Benefits of digesters
There are at least two ways that a farm digester operator can generate revenue by burning biogas that contains methane. One way is to sell carbon credits. Such sales are generally handled through a third-party intermediary aggregator firm that audits the digester initially to verify the methane quantity and aggregates those quantities into an account that is sold to a buyer who has committed to some level of greenhouse gas reduction. The aggregator then monitors performance over some agreed-upon contract period.
Another way of generating revenue is by marketing renewable energy credits (RECs) to an electrical utility that is under mandate to generate part of their electricity from renewable sources. In Minnesota, for example, utilities must obtain at least 25 percent from renewable sources by 2025.

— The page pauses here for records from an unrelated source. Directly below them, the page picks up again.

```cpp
template <int KM, int MIN_WAVES, bool FULL>
__global__ __launch_bounds__(64, MIN_WAVES) void sat_poly_kernel(const float* __restrict__ vx, const float* __restrict__ vy,
                                                                 const uint8_t* __restrict__ kcnt, size_t n, int rows_arg,
                                                                 uint8_t* __restrict__ out,
                                                                 unsigned long long* __restrict__ d_count,
                                                                 CountWs words,
                                                                 uint32_t* __restrict__ async_err)
{
    const int rows = FULL ? KM : rows_arg;
    constexpr int LP = 2 * KM;
    constexpr int PP = 64 / LP;
    __shared__ __attribute__((aligned(16))) float2 s_slot[kSlots][2 * KM];
    const uint32_t lane = threadIdx.x;
    uint32_t n_collide = 0;
    const size_t n_tiles = (n + 63) / 64;
    for (size_t tile = blockIdx.x; tile < n_tiles; tile += gridDim.x) {
        const size_t p0 = tile * 64;
        const uint32_t here = (uint32_t)((n - p0) < (size_t)64 ? (n - p0) : (size_t)64);
        const bool in = lane < here;
        const uint32_t cl = in ? lane : here - 1;
        int ka = kcnt[p0 + cl], kb = kcnt[n + p0 + cl];
        const bool bad = ka < 1 || ka > rows || kb < 1 || kb > rows;
        ka = ka < 1 ? 1 : (ka > rows ? rows : ka);
        kb = kb < 1 ? 1 : (kb > rows ? rows : kb);
        if (__ballot(bad) != 0 && lane == 0) __hip_atomic_fetch_or(async_err, 1u, __ATOMIC_RELAXED, __HIP_MEMORY_SCOPE_SYSTEM);
        const int kmaxA = (int)wave_max_u32((uint32_t)ka), kmaxB = (int)wave_max_u32((uint32_t)kb);
        float ax[KM], ay[KM], bx[KM], by[KM];
        const float* rx = vx + p0;
        const float* ry = vy + p0;
        uint32_t off = cl * 4u;
        auto ld = [&off](const float* row) {
            asm volatile("" : "+v"(off));
            return __builtin_nontemporal_load(reinterpret_cast<const float*>(reinterpret_cast<const char*>(row) + off));
        };
#pragma unroll
        for (int r = 0; r < KM; r++) {
            if (r < kmaxA) {
                ax[r] = ld(rx);
                ay[r] = ld(ry);
            } else {
                ax[r] = 0.0f;
                ay[r] = 0.0f;
            }
            rx += n;
            ry += n;
        }
        if constexpr (!FULL) {
            rx = vx + (size_t)rows * n + p0;
            ry = vy + (size_t)rows * n + p0;
        }
#pragma unroll
        for (int r = 0; r < KM; r++) {
            if (r < kmaxB) {
                bx[r] = ld(rx);
                by[r] = ld(ry);
            } else {
                bx[r] = 0.0f;
                by[r] = 0.0f;
            }
            rx += n;
            ry += n;
        }
        float sax = ax[0], say = ay[0], sbx = bx[0], sby = by[0];
#pragma unroll
        for (int r = 1; r < KM; r++) {
            const bool ua = r < ka, ub = r < kb;
            ax[r] = ua ? ax[r] : ax[0];
            ay[r] = ua ? ay[r] : ay[0];
            bx[r] = ub ? bx[r] : bx[0];
            by[r] = ub ? by[r] : by[0];
            if (r < kmaxA) { sax += ax[r]; say += ay[r]; }
            if (r < kmaxB) { sbx += bx[r]; sby += by[r]; }
        }
        const float fka = (float)ka, fkb = (float)kb;
        const float ia = __builtin_amdgcn_rcpf(fka), ib = __builtin_amdgcn_rcpf(fkb);
        float dX = (sbx - (float)(kmaxB - kb) * bx[0]) * ib - (sax - (float)(kmaxA - ka) * ax[0]) * ia;
        float dY = (sby - (float)(kmaxB - kb) * by[0]) * ib - (say - (float)(kmaxA - ka) * ay[0]) * ia;
        {
            const float c = (ax[1] - ax[0]) * (ay[2] - ay[0]) - (ay[1] - ay[0]) * (ax[2] - ax[0]);
            const uint32_t sgn = __float_as_uint(c) & 0x80000000u;
            dX = __uint_as_float(__float_as_uint(dX) ^ sgn);
            dY = __uint_as_float(__float_as_uint(dY) ^ sgn);
        }
        float best = -__builtin_inff(), nx1 = 0.0f, ny1 = 0.0f;
#pragma unroll
        for (int r = 0; r < KM; r++) {
            if (r < kmaxA) {
                const int r1 = (r + 1) & (KM - 1);
                const float ey = ay[r1] - ay[r];
                const float nx = -ey;
                const float ny = ax[r1] - ax[r];
                const float nd = fma_(nx, dX, ny * dY);
                const float l2 = fma_(nx, nx, ny * ny);
                const float s = nd * __builtin_amdgcn_rsqf(l2);
                const bool better = s > best;
                best = better ? s : best;
                nx1 = better ? nx : nx1;
                ny1 = better ? ny : ny1;
            }
        }
        float mnA = __builtin_inff(), mxA = -__builtin_inff(), mnB = __builtin_inff(), mxB = -__builtin_inff();
#pragma unroll
        for (int r = 0; r < KM; r++)
            if (r < kmaxA) poly_minmax(nx1, ny1, ax[r], ay[r], mnA, mxA);
#pragma unroll
        for (int r = 0; r < KM; r++)
            if (r < kmaxB) poly_minmax(nx1, ny1, bx[r], by[r], mnB, mxB);
        bool sep = ((mxA < mnB) || (mxB < mnA)) && first_projections_ordered(nx1 * ax[0] + ny1 * ay[0], nx1 * bx[0] + ny1 * by[0]);
        sep = sep || bad;
        unsigned long long todo = __ballot(in && !sep);
        while (todo) {
            uint32_t lane2 = lane;
            asm volatile("" : "+v"(lane2));
            const int a = (int)(lane2 % LP);
            const int sub = (int)(lane2 / LP);
            const int i0 = a, i1 = (a & KM) | ((a + 1) & (KM - 1));
            const uint32_t rank = __builtin_amdgcn_mbcnt_hi((uint32_t)(todo >> 32), __builtin_amdgcn_mbcnt_lo((uint32_t)todo, 0u));
            const bool park = ((todo >> lane) & 1ull) && rank < (uint32_t)kSlots;
            __syncthreads();
            if (park) {
                float4* S4 = reinterpret_cast<float4*>(&s_slot[rank][0]);
#pragma unroll
                for (int r = 0; r < KM / 2; r++) {
                    S4[r] = make_float4(ax[2 * r], ay[2 * r], ax[2 * r + 1], ay[2 * r + 1]);
                    S4[KM / 2 + r] = make_float4(bx[2 * r], by[2 * r], bx[2 * r + 1], by[2 * r + 1]);
                }
            }
            __syncthreads();
            const int left = __popcll(todo);
            const int g = left < kSlots ? left : kSlots;
            for (int i = 0; i < g; i += PP) {
                const int cnt = (g - i) < PP ? (g - i) : PP;
                int j[PP];
                int kA = 0, kB = 0;
#pragma unroll
                for (int q = 0; q < PP; q++) {
                    j[q] = -1;
                    if (q < cnt) {
                        j[q] = __ffsll((long long)todo) - 1;
                        todo &= todo - 1;
                        const int kaq = __builtin_amdgcn_readlane(ka, j[q]), kbq = __builtin_amdgcn_readlane(kb, j[q]);
                        kA = kaq > kA ? kaq : kA;
                        kB = kbq > kB ? kbq : kB;
                    }
                }
                const float2* S = &s_slot[i + (sub < cnt ? sub : 0)][0];
                const float4* S4 = reinterpret_cast<const float4*>(S);
                const float2 e0 = S[i0], e1 = S[i1];
                const float nx = -(e1.y - e0.y), ny = e1.x - e0.x;
                float mn1 = __builtin_inff(), mx1 = -__builtin_inff(), mn2 = __builtin_inff(), mx2 = -__builtin_inff();
                float4 q4 = S4[0];
                for (int r2 = 0; 2 * r2 < kA; r2++) {
                    const float4 qn = S4[r2 + 1];
                    poly_minmax(nx, ny, q4.x, q4.y, mn1, mx1);
                    poly_minmax(nx, ny, q4.z, q4.w, mn1, mx1);
                    q4 = qn;
                }
                q4 = S4[KM / 2];
                for (int r2 = 0; 2 * r2 < kB; r2++) {
                    const float4 qn = S4[KM / 2 + ((r2 + 1) & (KM / 2 - 1))];
                    poly_minmax(nx, ny, q4.x, q4.y, mn2, mx2);
                    poly_minmax(nx, ny, q4.z, q4.w, mn2, mx2);
                    q4 = qn;
                }
                const float pa0 = nx * S[0].x + ny * S[0].y, pb0 = nx * S[KM].x + ny * S[KM].y;
                const unsigned long long bal = __ballot(((mx1 < mn2) || (mx2 < mn1)) && first_projections_ordered(pa0, pb0));
                constexpr unsigned long long kPairMask = LP == 64 ? ~0ull : ((1ull << LP) - 1ull);
#pragma unroll
                for (int q = 0; q < PP; q++) {
                    const bool any = ((bal >> (q * LP)) & kPairMask) != 0ull;
                    sep = ((int)lane == j[q]) ? any : sep;
                }
            }
        }
        const bool collide = in && !sep;
        if (in) out[p0 + lane] = collide ? (uint8_t)1 : (uint8_t)0;
        n_collide += (uint32_t)__popcll(__ballot(collide));
    }
    if (d_count) wave_count_arrive_total2(n_collide, d_count, words);
}


__global__ __launch_bounds__(64) void sat_poly4_kernel(const float* __restrict__ vx, const float* __restrict__ vy,
                                                       const uint8_t* __restrict__ kcnt, size_t n, size_t n_groups,
                                                       uint8_t* __restrict__ out, unsigned long long* __restrict__ d_count,
                                                       CountWs words, uint32_t* __restrict__ async_err)
{
    uint32_t my_count = 0;
    bool any_bad = false;
    const size_t stride = (size_t)gridDim.x * 64;
    for (size_t g = (size_t)blockIdx.x * 64 + threadIdx.x; g < n_groups; g += stride) {
        f32x4 X[8], Y[8];
#pragma unroll
        for (int r = 0; r < 8; r++) {
            X[r] = __builtin_nontemporal_load(reinterpret_cast<const f32x4*>(vx + (size_t)r * n) + g);
            Y[r] = __builtin_nontemporal_load(reinterpret_cast<const f32x4*>(vy + (size_t)r * n) + g);
        }
        const uint32_t kA4 = __builtin_nontemporal_load(reinterpret_cast<const uint32_t*>(kcnt) + g);
        const uint32_t kB4 = __builtin_nontemporal_load(reinterpret_cast<const uint32_t*>(kcnt + n) + g);
        uint32_t packed = 0;
#pragma unroll
        for (int e = 0; e < 4; e++) {
            int ka = (int)((kA4 >> (8 * e)) & 0xffu), kb = (int)((kB4 >> (8 * e)) & 0xffu);
            const bool bad = ka < 1 || ka > 4 || kb < 1 || kb > 4;
            any_bad |= bad;
            ka = ka < 1 ? 1 : (ka > 4 ? 4 : ka);
            kb = kb < 1 ? 1 : (kb > 4 ? 4 : kb);
            float px[8], py[8];
#pragma unroll
            for (int r = 0; r < 4; r++) {
                px[r] = r < ka ? X[r][e] : X[0][e];
                py[r] = r < ka ? Y[r][e] : Y[0][e];
                px[4 + r] = r < kb ? X[4 + r][e] : X[4][e];
                py[4 + r] = r < kb ? Y[4 + r][e] : Y[4][e];
            }
            bool sep = false;
#pragma unroll
            for (int a = 0; a < 8; a++) {
                const int i0 = a, i1 = (a & 4) | ((a + 1) & 3);
                const float nx = -(py[i1] - py[i0]), ny = px[i1] - px[i0];
                float mn1 = __builtin_inff(), mx1 = -__builtin_inff(), mn2 = __builtin_inff(), mx2 = -__builtin_inff();
#pragma unroll
                for (int r = 0; r < 4; r++) {
                    poly_minmax(nx, ny, px[r], py[r], mn1, mx1);
                    poly_minmax(nx, ny, px[4 + r], py[4 + r], mn2, mx2);
                }
                sep |= ((mx1 < mn2) || (mx2 < mn1)) && first_projections_ordered(nx * px[0] + ny * py[0], nx * px[4] + ny * py[4]);
            }
            packed |= ((sep || bad) ? 0u : 1u) << (8 * e);
        }
        my_count += (uint32_t)__popc(packed);
        __builtin_nontemporal_store(packed, reinterpret_cast<uint32_t*>(out) + g);
    }
    if (__ballot(any_bad) != 0 && threadIdx.x == 0) __hip_atomic_fetch_or(async_err, 1u, __ATOMIC_RELAXED, __HIP_MEMORY_SCOPE_SYSTEM);
    if (d_count) wave_count_arrive(my_count, d_count, words);
}

int launch_poly_onebin(c2d_ctx* ctx, hipStream_t s, const float* d_vx, const float* d_vy, const uint8_t* d_k, size_t n, int rows, uint8_t* d_out,
                       unsigned long long* d_count, uint32_t* async_err);

template <int KM, int MIN_WAVES, bool FULL>
static void launch_poly(c2d_ctx* ctx, hipStream_t s, const float* d_vx, const float* d_vy, const uint8_t* d_k, size_t n, int rows, uint8_t* d_out,
                        unsigned long long* d_count, uint32_t* async_err)
{
#ifndef C2D_POLY_PADDED_TILES_PER_WAVE
#define C2D_POLY_PADDED_TILES_PER_WAVE 1
#endif
    const size_t n_tiles = (n + 63) / 64;
    const size_t want = (n_tiles + C2D_POLY_PADDED_TILES_PER_WAVE - 1) / C2D_POLY_PADDED_TILES_PER_WAVE;
    const int grid = (int)(want < (size_t)kMaxGrid ? want : (size_t)kMaxGrid);
    hipLaunchKernelGGL((sat_poly_kernel<KM, MIN_WAVES, FULL>), dim3(grid), dim3(64), 0, s, d_vx, d_vy, d_k, n, rows, d_out, d_count,
                       workspace_count_ticket2(ctx, s, (size_t)grid, d_count != nullptr), async_err);
}

}

using namespace c2d;

extern "C" {

int c2d_sat_poly_pairs_rows(c2d_ctx* ctx, const float* d_vx, const float* d_vy, const uint8_t* d_k, size_t n, int rows,
                            uint8_t* d_out, unsigned long long* d_count, c2d_stream stream)
{
    if (!ctx) return C2D_ERR_INVALID_ARG;
    if (rows < 1 || rows > C2D_POLY_KMAX) return fail_arg(ctx, "c2d_sat_poly_pairs_rows: rows must be 1..C2D_POLY_KMAX");
    if (n == 0) return C2D_OK;
    if (!d_vx || !d_vy || !d_k || !d_out) return fail_arg(ctx, "c2d_sat_poly_pairs: NULL argument");
    DeviceGuard g(ctx->device);
    hipStream_t s = (hipStream_t)stream;
    if (int rc = workspace_acquire(ctx, s, d_count != nullptr)) return rc;
    uint32_t* err = ctx->d_async_err;
    auto aligned = [](const void* p, size_t a) { return (reinterpret_cast<uintptr_t>(p) & (a - 1)) == 0; };
    if (rows == 4 && n % 4 == 0 && aligned(d_vx, 16) && aligned(d_vy, 16) && aligned(d_k, 4) && aligned(d_out, 4)) {
        const size_t n_groups = n / 4;
        const size_t blocks = (n_groups + 63) / 64;
        const size_t grid = blocks < (size_t)kMaxGrid ? blocks : (size_t)kMaxGrid;
        hipLaunchKernelGGL(sat_poly4_kernel, dim3((unsigned)grid), dim3(64), 0, s, d_vx, d_vy, d_k, n, n_groups, d_out, d_count,
                           workspace_count_ticket(ctx, s, grid, d_count != nullptr), err);
    } else if (rows == 16) launch_poly<16, 5, true>(ctx, s, d_vx, d_vy, d_k, n, rows, d_out, d_count, err);
    else if (rows > 8) {
        if (launch_poly_onebin(ctx, s, d_vx, d_vy, d_k, n, rows, d_out, d_count, err) != C2D_OK)
            launch_poly<16, 5, false>(ctx, s, d_vx, d_vy, d_k, n, rows, d_out, d_count, err);
    }
    else if (rows > 4) launch_poly<8, 7, false>(ctx, s, d_vx, d_vy, d_k, n, rows, d_out, d_count, err);
    else launch_poly<4, 8, false>(ctx, s, d_vx, d_vy, d_k, n, rows, d_out, d_count, err);
    C2D_LAUNCH_CHECK(ctx);
    return C2D_OK;
}

int c2d_sat_poly_pairs(c2d_ctx* ctx, const float* d_vx, const float* d_vy, const uint8_t* d_k, size_t n, uint8_t* d_out,
                       unsigned long long* d_count, c2d_stream stream)
{
    return c2d_sat_poly_pairs_rows(ctx, d_vx, d_vy, d_k, n, C2D_POLY_KMAX, d_out, d_count, stream);
}

}
```

Baseline: 98.29 billion.

## Pack variable-size polygon pairs into wave lanes by actual edge count

```diff
diff --git a/convex-2d-gpu-collision-detection_amd/csrc/c2d_poly.hip b/convex-2d-gpu-collision-detection_amd/csrc/c2d_poly.hip
--- a/convex-2d-gpu-collision-detection_amd/csrc/c2d_poly.hip
+++ b/convex-2d-gpu-collision-detection_amd/csrc/c2d_poly.hip
@@ -5,7 +5,20 @@
 
 namespace c2d {
 
-constexpr int kSlots = 8;
+constexpr int kSlots = 12;
+constexpr int kTripPairs = 8;
+
+C2D_DEV uint32_t wave_max_dpp(uint32_t v)
+{
+    auto mx = [](uint32_t a, int b) { return a > (uint32_t)b ? a : (uint32_t)b; };
+    v = mx(v, __builtin_amdgcn_update_dpp(0, (int)v, 0x111, 0xf, 0xf, true));
+    v = mx(v, __builtin_amdgcn_update_dpp(0, (int)v, 0x112, 0xf, 0xf, true));
+    v = mx(v, __builtin_amdgcn_update_dpp(0, (int)v, 0x114, 0xf, 0xf, true));
+    v = mx(v, __builtin_amdgcn_update_dpp(0, (int)v, 0x118, 0xf, 0xf, true));
+    v = mx(v, __builtin_amdgcn_update_dpp((int)v, (int)v, 0x142, 0xa, 0xf, false));
+    v = mx(v, __builtin_amdgcn_update_dpp((int)v, (int)v, 0x143, 0xc, 0xf, false));
+    return (uint32_t)__builtin_amdgcn_readlane((int)v, 63);
+}
 
 template <int KM, int MIN_WAVES, bool FULL>
 __global__ __launch_bounds__(64, MIN_WAVES) void sat_poly_kernel(const float* __restrict__ vx, const float* __restrict__ vy,
@@ -16,9 +29,8 @@
                                                                  uint32_t* __restrict__ async_err)
 {
     const int rows = FULL ? KM : rows_arg;
-    constexpr int LP = 2 * KM;
-    constexpr int PP = 64 / LP;
-    __shared__ __attribute__((aligned(16))) float2 s_slot[kSlots][2 * KM];
+    __shared__ __attribute__((aligned(16))) float2 s_slot[kSlots][2 * KM + 2];
+    __shared__ uint32_t s_size[16];
     const uint32_t lane = threadIdx.x;
     uint32_t n_collide = 0;
     const size_t n_tiles = (n + 63) / 64;
@@ -32,7 +44,7 @@
         ka = ka < 1 ? 1 : (ka > rows ? rows : ka);
         kb = kb < 1 ? 1 : (kb > rows ? rows : kb);
         if (__ballot(bad) != 0 && lane == 0) __hip_atomic_fetch_or(async_err, 1u, __ATOMIC_RELAXED, __HIP_MEMORY_SCOPE_SYSTEM);
-        const int kmaxA = (int)wave_max_u32((uint32_t)ka), kmaxB = (int)wave_max_u32((uint32_t)kb);
+        const int kmaxA = (int)wave_max_dpp((uint32_t)ka), kmaxB = (int)wave_max_dpp((uint32_t)kb);
         float ax[KM], ay[KM], bx[KM], by[KM];
         const float* rx = vx + p0;
         const float* ry = vy + p0;
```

The REC value would typically be negotiated as part of the power purchase agreement between the utility and the digester operator. More stringent water quality regulations are also pressuring livestock operations to minimize nonpoint nutrient losses and in the future may also offer nutrient credit trading opportunities to generate additional revenue.
Rather than using the biogas to generate electricity, a few digester systems are beginning to upgrade the biogas to natural gas standards and trucking or piping it to off-site industrial users. One U.S. digester operator is following Sweden’s lead by powering milk trucks with compressed biogas.
Digestion itself has little effect on the nutrient content of manure, but integrated nutrient removal systems have been proposed that would use digester energy to power other equipment that would divert nutrients away from land application to other uses that have less impact on water quality.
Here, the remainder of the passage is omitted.